■ **TASK INSTRUCTIONS**
Please return all of the records that follow, exactly as written.

____

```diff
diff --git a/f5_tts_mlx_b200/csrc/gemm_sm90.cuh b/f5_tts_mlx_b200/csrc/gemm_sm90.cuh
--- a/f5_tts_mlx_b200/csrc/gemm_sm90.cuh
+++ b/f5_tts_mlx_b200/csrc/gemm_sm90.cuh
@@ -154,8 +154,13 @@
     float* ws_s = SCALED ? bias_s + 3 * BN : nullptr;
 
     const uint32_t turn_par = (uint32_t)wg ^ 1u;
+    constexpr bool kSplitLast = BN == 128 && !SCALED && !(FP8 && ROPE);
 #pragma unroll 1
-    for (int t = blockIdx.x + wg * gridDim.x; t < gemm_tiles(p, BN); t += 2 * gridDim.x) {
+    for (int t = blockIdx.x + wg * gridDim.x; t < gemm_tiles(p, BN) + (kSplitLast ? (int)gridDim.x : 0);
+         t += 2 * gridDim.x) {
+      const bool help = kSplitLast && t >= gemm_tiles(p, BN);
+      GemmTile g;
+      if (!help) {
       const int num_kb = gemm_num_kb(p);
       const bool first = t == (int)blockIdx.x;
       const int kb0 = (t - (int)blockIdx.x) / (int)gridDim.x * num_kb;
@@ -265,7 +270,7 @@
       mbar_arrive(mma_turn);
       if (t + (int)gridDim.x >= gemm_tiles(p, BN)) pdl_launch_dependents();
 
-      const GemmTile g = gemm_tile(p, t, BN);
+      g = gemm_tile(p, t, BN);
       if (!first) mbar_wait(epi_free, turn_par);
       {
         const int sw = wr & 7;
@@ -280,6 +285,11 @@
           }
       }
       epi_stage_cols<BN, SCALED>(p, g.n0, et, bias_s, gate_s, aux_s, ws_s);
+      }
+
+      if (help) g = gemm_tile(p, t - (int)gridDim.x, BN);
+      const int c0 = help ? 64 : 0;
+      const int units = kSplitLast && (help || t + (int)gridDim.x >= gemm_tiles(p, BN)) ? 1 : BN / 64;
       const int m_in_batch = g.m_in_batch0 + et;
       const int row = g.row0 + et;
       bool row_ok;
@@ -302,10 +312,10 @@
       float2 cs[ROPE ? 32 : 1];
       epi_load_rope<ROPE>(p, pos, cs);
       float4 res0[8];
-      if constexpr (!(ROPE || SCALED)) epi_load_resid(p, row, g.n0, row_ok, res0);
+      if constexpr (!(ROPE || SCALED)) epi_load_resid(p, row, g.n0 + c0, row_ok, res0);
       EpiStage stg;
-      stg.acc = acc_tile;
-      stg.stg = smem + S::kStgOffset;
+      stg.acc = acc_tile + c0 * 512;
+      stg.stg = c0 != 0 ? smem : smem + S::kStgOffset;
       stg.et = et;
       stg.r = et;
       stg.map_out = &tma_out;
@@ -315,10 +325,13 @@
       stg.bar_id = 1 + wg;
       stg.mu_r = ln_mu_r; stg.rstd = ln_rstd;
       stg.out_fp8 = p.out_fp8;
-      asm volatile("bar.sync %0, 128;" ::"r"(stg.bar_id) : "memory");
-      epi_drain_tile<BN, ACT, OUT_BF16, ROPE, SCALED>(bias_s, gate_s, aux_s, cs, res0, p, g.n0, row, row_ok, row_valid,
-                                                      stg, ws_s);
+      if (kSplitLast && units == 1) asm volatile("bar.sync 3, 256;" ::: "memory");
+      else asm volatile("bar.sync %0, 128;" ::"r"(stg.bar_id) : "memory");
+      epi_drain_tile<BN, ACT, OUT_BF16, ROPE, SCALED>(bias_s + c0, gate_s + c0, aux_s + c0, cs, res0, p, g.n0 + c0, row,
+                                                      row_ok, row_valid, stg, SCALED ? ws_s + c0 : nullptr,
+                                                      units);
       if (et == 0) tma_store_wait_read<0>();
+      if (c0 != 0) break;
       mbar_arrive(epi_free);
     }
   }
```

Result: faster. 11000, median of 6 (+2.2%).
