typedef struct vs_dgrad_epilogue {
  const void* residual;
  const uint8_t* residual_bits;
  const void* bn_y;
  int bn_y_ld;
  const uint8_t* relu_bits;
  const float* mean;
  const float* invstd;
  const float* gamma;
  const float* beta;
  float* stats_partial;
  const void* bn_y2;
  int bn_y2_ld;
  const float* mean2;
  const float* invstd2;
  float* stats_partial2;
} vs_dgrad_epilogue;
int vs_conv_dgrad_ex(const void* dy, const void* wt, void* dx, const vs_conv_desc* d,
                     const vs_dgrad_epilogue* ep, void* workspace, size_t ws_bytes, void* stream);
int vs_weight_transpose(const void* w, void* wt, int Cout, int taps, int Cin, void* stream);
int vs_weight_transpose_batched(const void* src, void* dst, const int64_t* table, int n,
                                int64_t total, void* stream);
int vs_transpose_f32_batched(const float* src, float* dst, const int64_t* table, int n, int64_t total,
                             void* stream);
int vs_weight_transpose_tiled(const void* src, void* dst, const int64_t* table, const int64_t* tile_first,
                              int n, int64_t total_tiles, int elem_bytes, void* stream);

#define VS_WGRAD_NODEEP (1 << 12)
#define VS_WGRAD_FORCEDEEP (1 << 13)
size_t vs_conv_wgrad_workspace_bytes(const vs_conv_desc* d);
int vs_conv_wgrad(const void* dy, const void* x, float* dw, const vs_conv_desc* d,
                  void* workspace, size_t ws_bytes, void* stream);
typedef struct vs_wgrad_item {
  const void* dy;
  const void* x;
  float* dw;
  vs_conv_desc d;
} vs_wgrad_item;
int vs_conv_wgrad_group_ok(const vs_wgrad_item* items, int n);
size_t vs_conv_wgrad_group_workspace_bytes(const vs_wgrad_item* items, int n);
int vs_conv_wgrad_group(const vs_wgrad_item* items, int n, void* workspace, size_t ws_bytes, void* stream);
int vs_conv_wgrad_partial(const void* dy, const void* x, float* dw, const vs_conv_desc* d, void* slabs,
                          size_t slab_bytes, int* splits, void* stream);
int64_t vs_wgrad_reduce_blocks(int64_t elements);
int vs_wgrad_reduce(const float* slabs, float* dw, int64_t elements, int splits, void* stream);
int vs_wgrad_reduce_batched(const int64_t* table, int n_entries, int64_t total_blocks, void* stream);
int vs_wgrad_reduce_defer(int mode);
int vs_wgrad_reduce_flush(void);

____

■ **THE COMPLETED TASK**
```diff
diff --git a/f5_tts_mlx_b200/csrc/gemm_sm90.cuh b/f5_tts_mlx_b200/csrc/gemm_sm90.cuh
--- a/f5_tts_mlx_b200/csrc/gemm_sm90.cuh
+++ b/f5_tts_mlx_b200/csrc/gemm_sm90.cuh
@@ -154,8 +154,13 @@
     float* ws_s = SCALED ? bias_s + 3 * BN : nullptr;
 
     const uint32_t turn_par = (uint32_t)wg ^ 1u;
+    constexpr bool kSplitLast = BN == 128 && !SCALED && !(FP8 && ROPE);
 #pragma unroll 1
-    for (int t = blockIdx.x + wg * gridDim.x; t < gemm_tiles(p, BN); t += 2 * gridDim.x) {
+    for (int t = blockIdx.x + wg * gridDim.x; t < gemm_tiles(p, BN) + (kSplitLast ? (int)gridDim.x : 0);
+         t += 2 * gridDim.x) {
+      const bool help = kSplitLast && t >= gemm_tiles(p, BN);
+      GemmTile g;
+      if (!help) {
       const int num_kb = gemm_num_kb(p);
       const bool first = t == (int)blockIdx.x;
       const int kb0 = (t - (int)blockIdx.x) / (int)gridDim.x * num_kb;
@@ -265,7 +270,7 @@
       mbar_arrive(mma_turn);
       if (t + (int)gridDim.x >= gemm_tiles(p, BN)) pdl_launch_dependents();
 
-      const GemmTile g = gemm_tile(p, t, BN);
+      g = gemm_tile(p, t, BN);
       if (!first) mbar_wait(epi_free, turn_par);
       {
         const int sw = wr & 7;
@@ -280,6 +285,11 @@
           }
       }
       epi_stage_cols<BN, SCALED>(p, g.n0, et, bias_s, gate_s, aux_s, ws_s);
+      }
+
+      if (help) g = gemm_tile(p, t - (int)gridDim.x, BN);
+      const int c0 = help ? 64 : 0;
+      const int units = kSplitLast && (help || t + (int)gridDim.x >= gemm_tiles(p, BN)) ? 1 : BN / 64;
       const int m_in_batch = g.m_in_batch0 + et;
       const int row = g.row0 + et;
       bool row_ok;
@@ -302,10 +312,10 @@
       float2 cs[ROPE ? 32 : 1];
       epi_load_rope<ROPE>(p, pos, cs);
       float4 res0[8];
-      if constexpr (!(ROPE || SCALED)) epi_load_resid(p, row, g.n0, row_ok, res0);
+      if constexpr (!(ROPE || SCALED)) epi_load_resid(p, row, g.n0 + c0, row_ok, res0);
       EpiStage stg;
-      stg.acc = acc_tile;
-      stg.stg = smem + S::kStgOffset;
+      stg.acc = acc_tile + c0 * 512;
+      stg.stg = c0 != 0 ? smem : smem + S::kStgOffset;
       stg.et = et;
       stg.r = et;
       stg.map_out = &tma_out;
@@ -315,10 +325,13 @@
       stg.bar_id = 1 + wg;
       stg.mu_r = ln_mu_r; stg.rstd = ln_rstd;
       stg.out_fp8 = p.out_fp8;
-      asm volatile("bar.sync %0, 128;" ::"r"(stg.bar_id) : "memory");
-      epi_drain_tile<BN, ACT, OUT_BF16, ROPE, SCALED>(bias_s, gate_s, aux_s, cs, res0, p, g.n0, row, row_ok, row_valid,
-                                                      stg, ws_s);
+      if (kSplitLast && units == 1) asm volatile("bar.sync 3, 256;" ::: "memory");
+      else asm volatile("bar.sync %0, 128;" ::"r"(stg.bar_id) : "memory");
+      epi_drain_tile<BN, ACT, OUT_BF16, ROPE, SCALED>(bias_s + c0, gate_s + c0, aux_s + c0, cs, res0, p, g.n0 + c0, row,
+                                                      row_ok, row_valid, stg, SCALED ? ws_s + c0 : nullptr,
+                                                      units);
       if (et == 0) tma_store_wait_read<0>();
+      if (c0 != 0) break;
       mbar_arrive(epi_free);
     }
   }
```

Result: faster. 11000, median of 6 (+2.2%).
typedef struct vs_dgrad_epilogue {
  const void* residual;
  const uint8_t* residual_bits;
  const void* bn_y;
  int bn_y_ld;
  const uint8_t* relu_bits;
  const float* mean;
  const float* invstd;
  const float* gamma;
  const float* beta;
  float* stats_partial;
  const void* bn_y2;
  int bn_y2_ld;
  const float* mean2;
  const float* invstd2;
  float* stats_partial2;
} vs_dgrad_epilogue;
int vs_conv_dgrad_ex(const void* dy, const void* wt, void* dx, const vs_conv_desc* d,
                     const vs_dgrad_epilogue* ep, void* workspace, size_t ws_bytes, void* stream);
int vs_weight_transpose(const void* w, void* wt, int Cout, int taps, int Cin, void* stream);
int vs_weight_transpose_batched(const void* src, void* dst, const int64_t* table, int n,
                                int64_t total, void* stream);
int vs_transpose_f32_batched(const float* src, float* dst, const int64_t* table, int n, int64_t total,
                             void* stream);
int vs_weight_transpose_tiled(const void* src, void* dst, const int64_t* table, const int64_t* tile_first,
                              int n, int64_t total_tiles, int elem_bytes, void* stream);

#define VS_WGRAD_NODEEP (1 << 12)
#define VS_WGRAD_FORCEDEEP (1 << 13)
size_t vs_conv_wgrad_workspace_bytes(const vs_conv_desc* d);
int vs_conv_wgrad(const void* dy, const void* x, float* dw, const vs_conv_desc* d,
                  void* workspace, size_t ws_bytes, void* stream);
typedef struct vs_wgrad_item {
  const void* dy;
  const void* x;
  float* dw;
  vs_conv_desc d;
} vs_wgrad_item;
int vs_conv_wgrad_group_ok(const vs_wgrad_item* items, int n);
size_t vs_conv_wgrad_group_workspace_bytes(const vs_wgrad_item* items, int n);
int vs_conv_wgrad_group(const vs_wgrad_item* items, int n, void* workspace, size_t ws_bytes, void* stream);
int vs_conv_wgrad_partial(const void* dy, const void* x, float* dw, const vs_conv_desc* d, void* slabs,
                          size_t slab_bytes, int* splits, void* stream);
int64_t vs_wgrad_reduce_blocks(int64_t elements);
int vs_wgrad_reduce(const float* slabs, float* dw, int64_t elements, int splits, void* stream);
int vs_wgrad_reduce_batched(const int64_t* table, int n_entries, int64_t total_blocks, void* stream);
int vs_wgrad_reduce_defer(int mode);
int vs_wgrad_reduce_flush(void);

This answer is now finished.